With this statement, Utah Mormon Don Peay is articulating why Mormons are sticking by their man Trump despite the many ways in which his moral example totally contradicts LDS teaching: woven deeply into Mormon thinking is the belief that God gave the land into their hands (and the hands of white Christians in general) to do as they please with. The man in the White House is catering to this belief in Utah, and Mormons love it.

It's my land. God gave it to me. And I'll do what I please with it — so back off and don't ask any questions, especially about my hypocrisy in preaching moral dicta and claiming you are obliged to follow them, while I give endless mulligans to the man I am presenting to you as God's chosen tool to run the world. 
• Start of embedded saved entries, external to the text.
struct CameraSlot {
    bool alive = false;
    st_camera desc;
    st_camera prev_desc;
    uint32_t frame = 0;
    CameraDev dev;
    std::vector<std::pair<std::string, float4**>> named;
    std::vector<std::pair<std::string, size_t>> sizes;
    DevMem arena;
    DevMem svgf_pairs; float4* pair[2] = {nullptr, nullptr};
    DevMem rgba8; int rgba8_slot = 0;
    DevMem taa; float4* taa_hist[2] = {nullptr, nullptr};
    DevMem expo;
    DevMem bloom;
    DevMem dof;
    cudaEvent_t ev_ready[2] = {nullptr, nullptr}, ev_copied[2] = {nullptr, nullptr};
    cudaStream_t side[2] = {nullptr, nullptr}; cudaEvent_t ev_produced = nullptr, ev_pushed[2] = {nullptr, nullptr}; bool pushed_pending[2] = {false, false};
    struct PeerLink { bool ready = false; bool ipc = false; std::vector<char*> arena, rgba8; std::vector<uint32_t*> flags; DevMem sync; uint32_t seq = 0, fseq = 0; } peer;
};

struct Step { int pass; std::function<void(cudaStream_t)> run; int sub = -1; };

}

using namespace st;

struct st_engine {
    int device = 0;
    cudaStream_t stream = nullptr; bool own_stream = true;
    cudaStream_t copy_stream = nullptr;
    std::unordered_map<st_handle, std::vector<st_mesh_triangle>> meshes;
    std::vector<st_material> materials; std::vector<st_handle> material_handles; bool materials_dirty = false;
    struct MatTex { st_handle tex[4]; uint32_t mask; };
    std::vector<MatTex> material_textures;
    struct ImageRect { st_handle handle; uint32_t x, y, w, h; };
    std::vector<ImageRect> images; uint32_t shelf_x = 0, shelf_y = 0, shelf_h = 0; bool images_dirty = false;
    DevMem d_atlas, d_srgb, d_tri_instance, d_instance_xforms;
    bool motion_dirty = true;
    bool moved_last_tick = false;
    struct Inst {
        st_handle handle, mesh, material; Affine3 xf, xf_inv, prev_xf; bool dirty;
        st_handle baked_mesh = ~(st_handle)0, baked_material = ~(st_handle)0; bool host_stale = false; Affine3 dev_xf, dev_xf_inv;
    };
    std::vector<Inst> instances; bool instances_dirty = false;
    struct Range { st_handle handle; size_t b, e; };
    std::vector<Range> tri_ranges; SlotAllocator tri_alloc;
    std::vector<float4> h_triangles; std::vector<Prim> prims; bool triangles_dirty = false;
    BvhBuild bvh; BvhOut bvh_out; bool bvh_dirty = false;
    std::vector<GpuMaterial> h_materials;
    static const st_handle kSun = ~(st_handle)0;
    std::vector<GpuLight> h_lights; std::vector<std::pair<st_handle, uint32_t>> light_slots;
    std::vector<st_handle> lights_created, lights_updated; std::vector<std::pair<st_handle, uint32_t>> lights_remapped; std::vector<uint32_t> lights_killed;
    uint32_t next_light = 1; bool lights_dirty = true;
    float sun_azimuth = 0.0f, sun_altitude = 0.35f; bool sun_dirty = true;
    GpuWorld world;
    uint32_t frame = 1, seed_base = 0xC0FFEEu;
    DevMem d_triangles, d_bvh, d_materials, d_matpacked, d_unpacklut, d_lights, d_noise, d_tlut, d_slut, d_skylut, d_scratch, d_raycount;
    bool count_rays = false;
    bool svgf_fast = true;
    bool shading_fast = ST_SHADING_FAST_DEFAULT != 0;
    bool fused_passes = ST_FUSED_PASSES_DEFAULT != 0;
    bool async_output = false;
    bool halo_nccl = false;
    int wavelet_paired = ST_WAVELET_PAIRED_DEFAULT;
    int strip_dma = ST_STRIP_DMA_DEFAULT;
    bool strip_fused = true;
    bool last_frame_fused = false;
    int wavelet_tiled = ST_WAVELET_TILED_DEFAULT;
    int wavelet_cfg = ST_WAVELET_CFG_DEFAULT;
    DevMem d_tile_errors; uint64_t wavelet_tiled_launches = 0;
    bool fuse_reproject = ST_FUSE_REPROJECT_DEFAULT != 0;
    bool bvh_reuse = true;
    bool variance_tiled = ST_VARIANCE_TILED_DEFAULT != 0; uint64_t variance_tiled_launches = 0;
    bool normal_maps = false, any_normal_map = false, nmap_frame = false; uint64_t normal_map_launches = 0;
    int bvh_refit = 0; uint32_t refit_run = 0; uint64_t bvh_refits = 0; bool structure_changed = false;
    RefitPlan plan; bool plan_ready = false; std::vector<uint32_t> plan_levels; std::vector<uint8_t> plan_alpha; DevMem d_plan, d_bake;
    std::unordered_map<st_handle, DevMem> d_meshes;
    void* staging[2] = {nullptr, nullptr}; size_t staging_cap[2] = {0, 0}; cudaEvent_t staging_ev[2] = {nullptr, nullptr}; int staging_slot = 0;
    int light_grid = 0, lgrid_built = 0; bool lgrid_frame = false; LightGridDev lgrid{}; DevMem d_lgrid; uint64_t light_grid_builds = 0;
    bool texture_filter = false, texf_built = false, any_color_texture = false, texf_frame = false; TexFilterDev texf{};
    DevMem d_texf_pool, d_texf_table, d_texf_jobs; std::vector<uint2> h_texf_table; std::vector<MipJob> h_texf_jobs; size_t texf_pool_texels = 0;
    uint64_t texture_mip_builds = 0;
    bool temporal_aa = false, taa_frame = false; uint64_t taa_resolves = 0;
// ... 521 lines not shown
    const double fx = -(double)c.transform[8], fy = -(double)c.transform[9], fz = -(double)c.transform[10];
    const double n = std::sqrt(fx * fx + fy * fy + fz * fz);
    DofDev p = {};
    p.active = active ? 1 : 0; p.k = (float)k; p.F = l.focal_distance; p.R = l.max_radius;
    p.fwd_x = (float)(fx / n); p.fwd_y = (float)(fy / n); p.fwd_z = (float)(fz / n);
    p.reach = (int)std::ceil((double)l.max_radius / kDofTile);
    const DofBufs b = dof_bufs(cs);
    const float fl[8] = {(float)f, (float)A, p.k, p.F, p.R, p.fwd_x, p.fwd_y, p.fwd_z};
    p.head[0] = c.width; p.head[1] = c.height; p.head[2] = (uint32_t)b.tx; p.head[3] = (uint32_t)b.ty; p.head[4] = (uint32_t)p.active;
    std::memcpy(p.head + 5, fl, sizeof fl);
    return p;
}
static bool lens_params(const st_engine* e, const CameraSlot* cs, uint32_t seed, LensDev* out) {
    const st_depth_of_field& l = e->dof_cfg;
    const st_camera& c = cs->desc;
    const double f = 0.5 * (double)l.sensor_height * (double)c.projection[5], A = f / (double)l.aperture_f_stops;
    if (!(e->dof_frame && c.mode == ST_MODE_REFERENCE && (double)l.focal_distance > f)) return false;
    double ax[3][3];
    for (int k = 0; k < 3; k++) {
        const double sg = k == 2 ? -1.0 : 1.0;
        const double x = sg * c.transform[4 * k], y = sg * c.transform[4 * k + 1], z = sg * c.transform[4 * k + 2], n = std::sqrt(x * x + y * y + z * z);
        ax[k][0] = x / n; ax[k][1] = y / n; ax[k][2] = z / n;
    }
    *out = LensDev{seed, (float)(A / 2.0), l.focal_distance, (float)ax[0][0], (float)ax[0][1], (float)ax[0][2], (float)ax[1][0], (float)ax[1][1],
                   (float)ax[1][2], (float)ax[2][0], (float)ax[2][1], (float)ax[2][2]};
    return true;
}
static CameraDev frame_source(const st_engine* e, const CameraSlot* cs, CameraDev c) {
    if (defocuses(e, cs) && cs->dof.p) c.output = dof_bufs(cs).frame;
    return c;
}
static void build_schedule(st_engine* e, CameraSlot* cs, std::vector<Step>* steps, const StripExt* ext = nullptr) {
    GpuCamera jc, jp; float4 jit;
    const bool taa = taa_cameras(e, cs, &jc, &jp, &jit);
    const CameraDev cam = [&] { CameraDev c = cs->dev; if (taa) { c.curr = jc; c.prev = jp; } return c; }();
    const StripExt no_ext; const StripExt& x = ext ? *ext : no_ext;
    const CameraDev camG = grown(cam, x.gbuffer), camV = grown(cam, x.variance);
    const int pm0 = x.preview_mirror[0], pm1 = x.preview_mirror[1];
    const SceneDev sc = e->scene();
    const uint32_t f = cs->frame;
    const int cur = (f % 2u) == 1u ? 1 : 0;
    const st_camera& d = cs->desc;
    const bool fs = e->shading_fast;
    const bool nm = e->nmap_frame;
    const bool lgon = e->lgrid_frame;
    const LightGridDev lgd = e->lgrid;
    const bool tfon = e->texf_frame;
    const TexFilterDev tfd = e->texf;
    const bool emon = e->envm_frame;
    EnvMapDev emd = e->envm;
    if (!e->envs_frame) emd.cdf = nullptr;
    const bool eson = emon && e->envs_frame;
    auto seed = [&](uint32_t k) { return dispatch_seed(e->seed_base, f, k); };
    auto add = [&](int pass, std::function<void(cudaStream_t)> fn) { steps->push_back(Step{pass, std::move(fn)}); };
    const CameraDev camO = frame_source(e, cs, cam);
    auto defocus = [&]() {
        if (!defocuses(e, cs)) return;
        const DofDev dp = dof_params(e, cs); const DofBufs db = dof_bufs(cs);
        add(P_COMPOSITION, [=](cudaStream_t s) { e->dof_gathers++; launch_depth_of_field(cam, dp, db, s); });
    };
    auto meter = [&]() {
        if (!meters(e, cs)) return;
        uint32_t* state = (uint32_t*)cs->expo.p; const ExposureDev ep = e->expo_frame; const int sms = e->sm_count;
        add(P_COMPOSITION, [=](cudaStream_t s) { e->exposure_meterings++; launch_exposure_histogram(camO, state, ep, sms, s); });
    };
    auto pyramid = [&]() {
        if (!blooms(e, cs)) return;
        const BloomLevels lv = bloom_levels(e, cs); const uint32_t* state = meters(e, cs) ? (const uint32_t*)cs->expo.p : nullptr;
        const ExposureDev ep = e->expo_frame; const int tm = e->tm_frame; const BloomDev bp = e->bloom_cfg;
        add(P_COMPOSITION, [=](cudaStream_t s) { e->bloom_pyramids++; launch_bloom_pyramid(camO, lv, state, ep, tm, bp, s); });
    };
    const float4* di_final = (d.denoise && (d.mode == ST_MODE_IMAGE || d.mode == ST_MODE_DI_DIFFUSE)) ? cam.di_diff_curr_colors : cam.di_diff_samples;
    const float4* gi_final = (d.denoise && (d.mode == ST_MODE_IMAGE || d.mode == ST_MODE_GI_DIFFUSE)) ? cam.gi_diff_curr_colors : cam.gi_diff_samples;
    if (d.mode == ST_MODE_BVH_HEATMAP) {
        add(P_BVH_HEATMAP, [=](cudaStream_t s) { launch_bvh_heatmap(cam, sc, s); });
        add(P_COMPOSITION, [=](cudaStream_t s) { launch_composition(cam, sc, cur, 5u, di_final, gi_final, s); });
        return;
    }
    if (d.mode == ST_MODE_REFERENCE) {
        LensDev lens;
        const bool lon = lens_params(e, cs, seed(K_LENS), &lens);
        for (uint32_t depth = 0; depth <= (uint32_t)d.ref_depth; depth++) {
            uint32_t sd = seed(P_REF_SHADING_SEED + depth);
            add(P_REF_TRACING, [=](cudaStream_t s) { if (nm) e->normal_map_launches++; launch_ref_tracing(cam, sc, depth, nm, lon ? &lens : nullptr, s); });
            add(P_REF_SHADING, [=](cudaStream_t s) {
                if (emon) e->envm_launches++;
                launch_ref_shading(cam, sc, sd, depth, lgon ? &lgd : nullptr, tfon ? &tfd : nullptr, emon ? &emd : nullptr, lon ? &lens : nullptr, s);
            });
        }
        add(P_REF_SHADING, [=](cudaStream_t s) { launch_ref_shading(cam, sc, 0u, 255u, nullptr, nullptr, nullptr, nullptr, s); });
        add(P_COMPOSITION, [=](cudaStream_t s) { launch_composition(cam, sc, cur, 6u, di_final, gi_final, s); });
        meter(); pyramid();
        return;
    }
    const bool needs_di = d.mode == ST_MODE_IMAGE || d.mode == ST_MODE_DI_DIFFUSE || d.mode == ST_MODE_DI_SPECULAR;
    const bool needs_gi = d.mode == ST_MODE_IMAGE || d.mode == ST_MODE_GI_DIFFUSE || d.mode == ST_MODE_GI_SPECULAR;
    const int k4_in_k0 = (e->fused_passes && (ext == nullptr || ext->still) && !e->instances.empty()) ? 1 : 0;
    add(P_PRIM_GBUFFER, [=](cudaStream_t s) { if (nm) e->normal_map_launches++; launch_prim_gbuffer(camG, sc, cur, k4_in_k0, nm, tfon ? &tfd : nullptr, s); });
    const bool fp = e->fused_passes;
    if (!e->instances.empty()) {
        if (!k4_in_k0) add(P_FRAME_REPROJECTION, [=](cudaStream_t s) { launch_frame_reprojection(cam, sc, cur, s); });
        if (needs_di) {
            uint32_t s1 = seed(P_DI_SAMPLING), s2 = seed(P_DI_TEMPORAL), s3 = seed(P_DI_SPATIAL_PICK), s5 = seed(P_DI_SPATIAL_SAMPLE);
            if (fp) {
                add(P_DI_TEMPORAL, [=](cudaStream_t s) { (fs ? stf::launch_di_sample_temporal : st::launch_di_sample_temporal)(cam, sc, cur, s1, s2, f, lgon ? &lgd : nullptr, s); });
                add(P_DI_SPATIAL_PICK, [=](cudaStream_t s) { (fs ? stf::launch_di_spatial_fused : st::launch_di_spatial_fused)(cam, sc, cur, s3, s5, f, s); });
            } else {
                add(P_DI_SAMPLING, [=](cudaStream_t s) { (fs ? stf::launch_di_sampling : st::launch_di_sampling)(cam, sc, cur, s1, f, lgon ? &lgd : nullptr, s); });
                add(P_DI_TEMPORAL, [=](cudaStream_t s) { (fs ? stf::launch_di_temporal : st::launch_di_temporal)(cam, sc, cur, s2, s); });
                add(P_DI_SPATIAL_PICK, [=](cudaStream_t s) { (fs ? stf::launch_di_spatial_pick : st::launch_di_spatial_pick)(cam, sc, cur, s3, f, s); });
                add(P_DI_SPATIAL_TRACE, [=](cudaStream_t s) { (fs ? stf::launch_spatial_trace : st::launch_spatial_trace)(cam, sc, cam.di_diff_samples, cam.di_diff_curr_colors, cam.di_diff_stash, s); });
                add(P_DI_SPATIAL_SAMPLE, [=](cudaStream_t s) { (fs ? stf::launch_di_spatial_sample : st::launch_di_spatial_sample)(cam, sc, s5, f, s); });
            }
            add(P_DI_RESOLVING, [=](cudaStream_t s) { if (emon) e->envm_launches++; (fs ? stf::launch_di_resolving : st::launch_di_resolving)(cam, sc, cur, emon ? &emd : nullptr, s); });
        }
        if (needs_gi) {
            uint32_t sa = seed(P_GI_SAMPLING_A), sb = seed(P_GI_SAMPLING_B), st_ = seed(P_GI_TEMPORAL), sp = seed(P_GI_SPATIAL_PICK), ss = seed(P_GI_SPATIAL_SAMPLE), sv = seed(P_GI_PREVIEW);
            uint32_t source;
            const bool tracing = f % 6u < 4u;
            const int inline_rp = (fp && tracing) ? 1 : 0;
            if (!inline_rp) add(P_GI_REPROJECTION, [=](cudaStream_t s) { (fs ? stf::launch_gi_reprojection : st::launch_gi_reprojection)(cam, sc, cur, s); });
            auto sampling = [&]() {
                if (fp) {
                    add(P_GI_SAMPLING_B, [=](cudaStream_t s) {
                        if (nm) e->normal_map_launches++;
                        if (emon) e->envm_launches++;
                        (fs ? stf::launch_gi_sampling_fused : st::launch_gi_sampling_fused)(cam, sc, cur, sa, sb, f, nm, lgon ? &lgd : nullptr, tfon ? &tfd : nullptr, emon ? &emd : nullptr, s);
                    });
                    return;
                }
                add(P_GI_SAMPLING_A, [=](cudaStream_t s) {
                    if (nm) e->normal_map_launches++;
                    if (eson) e->envm_launches++;
                    (fs ? stf::launch_gi_sampling_a : st::launch_gi_sampling_a)(cam, sc, cur, sa, f, nm, tfon ? &tfd : nullptr, eson ? &emd : nullptr, s);
                });
                add(P_GI_SAMPLING_B, [=](cudaStream_t s) { if (emon) e->envm_launches++; (fs ? stf::launch_gi_sampling_b : st::launch_gi_sampling_b)(cam, sc, cur, sb, f, lgon ? &lgd : nullptr, emon ? &emd : nullptr, s); });
            };
            if (tracing) {
                if (f % 2u == 0u) sampling();
                add(P_GI_TEMPORAL, [=](cudaStream_t s) { (fs ? stf::launch_gi_temporal : st::launch_gi_temporal)(cam, sc, cur, st_, f, inline_rp, s); });
                if (f % 2u == 1u) {
                    if (fp) add(P_GI_SPATIAL_PICK, [=](cudaStream_t s) { (fs ? stf::launch_gi_spatial_fused : st::launch_gi_spatial_fused)(cam, sc, cur, sp, ss, f, s); });
                    else {
                        add(P_GI_SPATIAL_PICK, [=](cudaStream_t s) { (fs ? stf::launch_gi_spatial_pick : st::launch_gi_spatial_pick)(cam, sc, cur, sp, f, s); });
                        add(P_GI_SPATIAL_TRACE, [=](cudaStream_t s) { (fs ? stf::launch_spatial_trace : st::launch_spatial_trace)(cam, sc, cam.gi_d0, cam.gi_d1, cam.gi_d2, s); });
                        add(P_GI_SPATIAL_SAMPLE, [=](cudaStream_t s) { (fs ? stf::launch_gi_spatial_sample : st::launch_gi_spatial_sample)(cam, sc, ss, f, s); });
                    }
                    source = 1;
                } else source = 0;
            } else {
                sampling();
                add(P_GI_TEMPORAL, [=](cudaStream_t s) { (fs ? stf::launch_gi_temporal : st::launch_gi_temporal)(cam, sc, cur, st_, f, 0, s); });
                source = 0;
            }
            const float4* src0 = source == 0 ? cam.gi_reservoirs[1] : cam.gi_reservoirs[2];
            add(P_GI_PREVIEW, [=](cudaStream_t s) { (fs ? stf::launch_gi_preview : st::launch_gi_preview)(cam, sc, cur, sv, 0u, src0, cam.gi_reservoirs[3], pm0, s); });
            if (fp) add(P_GI_PREVIEW, [=](cudaStream_t s) { (fs ? stf::launch_gi_preview_resolve : st::launch_gi_preview_resolve)(cam, sc, cur, sv, cam.gi_reservoirs[3], src0, s); });
            else {
                add(P_GI_PREVIEW, [=](cudaStream_t s) { (fs ? stf::launch_gi_preview : st::launch_gi_preview)(cam, sc, cur, sv, 1u, cam.gi_reservoirs[3], cam.gi_reservoirs[0], pm1, s); });
                add(P_GI_RESOLVING, [=](cudaStream_t s) { (fs ? stf::launch_gi_resolving : st::launch_gi_resolving)(cam, sc, cur, src0, s); });
            }
        }
    }
    if (d.denoise) {
        if (e->fuse_reproject) {
            add(P_DENOISE_REPROJECT, [=](cudaStream_t s) { launch_denoise_reproject_pair(cam, sc, cur, s); });
        } else {
            add(P_DENOISE_REPROJECT, [=](cudaStream_t s) { launch_denoise_reproject(cam, sc, cur, cam.di_diff_prev_colors, cam.di_diff_moments[cur ^ 1], cam.di_diff_samples, cam.di_diff_curr_colors, cam.di_diff_moments[cur], s); });
            add(P_DENOISE_REPROJECT, [=](cudaStream_t s) { launch_denoise_reproject(cam, sc, cur, cam.gi_diff_prev_colors, cam.gi_diff_moments[cur ^ 1], cam.gi_diff_samples, cam.gi_diff_curr_colors, cam.gi_diff_moments[cur], s); });
        }
        const bool fast = e->svgf_fast;
        const bool var_tiled = e->variance_tiled; uint32_t* verr = (uint32_t*)e->d_tile_errors.p;
        add(P_DENOISE_VARIANCE, [=](cudaStream_t s) {
            if (var_tiled && launch_denoise_variance_tiled(camV, sc, cur, fast, verr, s)) { e->variance_tiled_launches++; return; }
            launch_denoise_variance(camV, sc, cur, fast, s);
        });
        float4* di_io[5][2] = {{cam.di_diff_stash, cam.di_diff_prev_colors}, {cam.di_diff_prev_colors, cam.di_diff_stash}, {cam.di_diff_stash, cam.di_diff_curr_colors},
                               {cam.di_diff_curr_colors, cam.di_diff_stash}, {cam.di_diff_stash, cam.di_diff_curr_colors}};
        float4* gi_io[5][2] = {{cam.gi_diff_stash, cam.gi_diff_prev_colors}, {cam.gi_diff_prev_colors, cam.gi_diff_stash}, {cam.gi_diff_stash, cam.gi_diff_curr_colors},
                               {cam.gi_diff_curr_colors, cam.gi_diff_stash}, {cam.gi_diff_stash, cam.gi_diff_curr_colors}};
        const bool whole_or_fused = ext != nullptr || (cam.y0 == 0 && cam.y1 == cam.h);
        const int first_paired_read = (fast && whole_or_fused && cs->pair[0]) ? (e->wavelet_paired == 2 ? 3 : e->wavelet_paired == 1 ? 4 : 5) : 5;
        for (uint32_t nth = 0; nth < 5; nth++) {
            float4 *a = di_io[nth][0], *b = di_io[nth][1], *c = gi_io[nth][0], *g = gi_io[nth][1];
            const bool reads_pair = (int)nth >= first_paired_read, writes_pair = (int)nth + 1 >= first_paired_read && nth < 4;
            const float4* pin = reads_pair ? cs->pair[nth & 1] : nullptr; float4* pout = writes_pair ? cs->pair[(nth + 1) & 1] : nullptr;
            const bool tiled = !reads_pair && ((e->wavelet_tiled >> nth) & 1) != 0; const int cfg = (e->wavelet_cfg >> (4 * nth)) & 15;
            uint32_t* terr = (uint32_t*)e->d_tile_errors.p;
            const CameraDev camW = grown(cam, x.wavelet[nth]);
            add(P_DENOISE_WAVELET, [=](cudaStream_t s) {
                if (tiled && launch_denoise_wavelet_tiled(camW, sc, f, 1u << nth, (float)(1 + nth), a, b, c, g, pout, fast, cfg, terr, s)) { e->wavelet_tiled_launches++; return; }
                launch_denoise_wavelet(camW, sc, cur, f, 1u << nth, (float)(1 + nth), a, b, c, g, pin, pout, fast, s);
            });
            steps->back().sub = (int)nth;
        }
    }
    uint32_t mode = (uint32_t)d.mode;
    if (taa) {
        const float4* hin = cs->taa_hist[cur ^ 1]; float4* hout = cs->taa_hist[cur];
        add(P_COMPOSITION, [=](cudaStream_t s) { e->taa_resolves++; launch_taa_resolve(cam, sc, cur, mode, di_final, gi_final, hin, hout, jit, s); });
        defocus(); meter(); pyramid();
        return;
    }
    add(P_COMPOSITION, [=](cudaStream_t s) { launch_composition(cam, sc, cur, mode, di_final, gi_final, s); });
    defocus(); meter(); pyramid();
}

Christian Zionists embrace a chilling, apocalyptic vision of vengeance upon the many and salvation for the few. Their angry Jesus looks nothing like the loving, turn-the-other-cheek savior of my Catholic upbringing. 
The basic tenet of Christian Zionism? Global Armageddon will soon be at hand. "They're counting down the hours now, eagerly expecting the implementation of the remaining items on their biblical prophecy agenda, anticipating the thrilling climax of the cosmic story," writes Victoria Clark, author of "Allies for Armageddon: The Rise of Christian Zionism." Jerusalem's Haram al-Sharif, the third holiest site in Islam, would then "be destroyed, and replaced with a new Jewish temple. The completion of that temple … will herald the appearance of an Antichrist who might be a European diplomat or the head of the United Nations.” Eventually, writes Clark, this “will trigger the battle of Armageddon … all non-born-again Christians—including two-thirds of all Jews—who refuse to accept Jesus as their personal savior … will be slain in the conflagration." 
And so, my brothers and sisters! Your tax dollars no longer fund a U.S. policy that at least gives lip service to a fair solution of an age-old conflict and a Palestinian state of its own. One, by the way, that would immeasurably ease tensions in the most volatile corner of the planet, help keep American soldiers out of harm’s way and reduce terror attacks on innocent citizens. Instead, we are privileging the foot soldiers in a new holy war—a war in which those of us who aren't among the believers will end up in a lake of fire.

McConnell proclaims how little he cares about the noble-sounding values he once claimed to treasure. "In my view, the last 16 months have been the single best period for conservative values since I came to Washington . . . in 1985," he told the Faith and Freedom Coalition conference of religious conservatives on Friday. "And this is not hyperbole." 
The crowd of Bible-thumping hypocrites — I don't know what else to call them — applauded.

Mother Jones: So, when you look at the future, what do you think the result of the evangelical embrace of Trump will be? 
Rob Schenck: I say in the book that the Trump phenomenon may portend the total collapse of American evangelicalism, which for me would be sad, but not the saddest thing.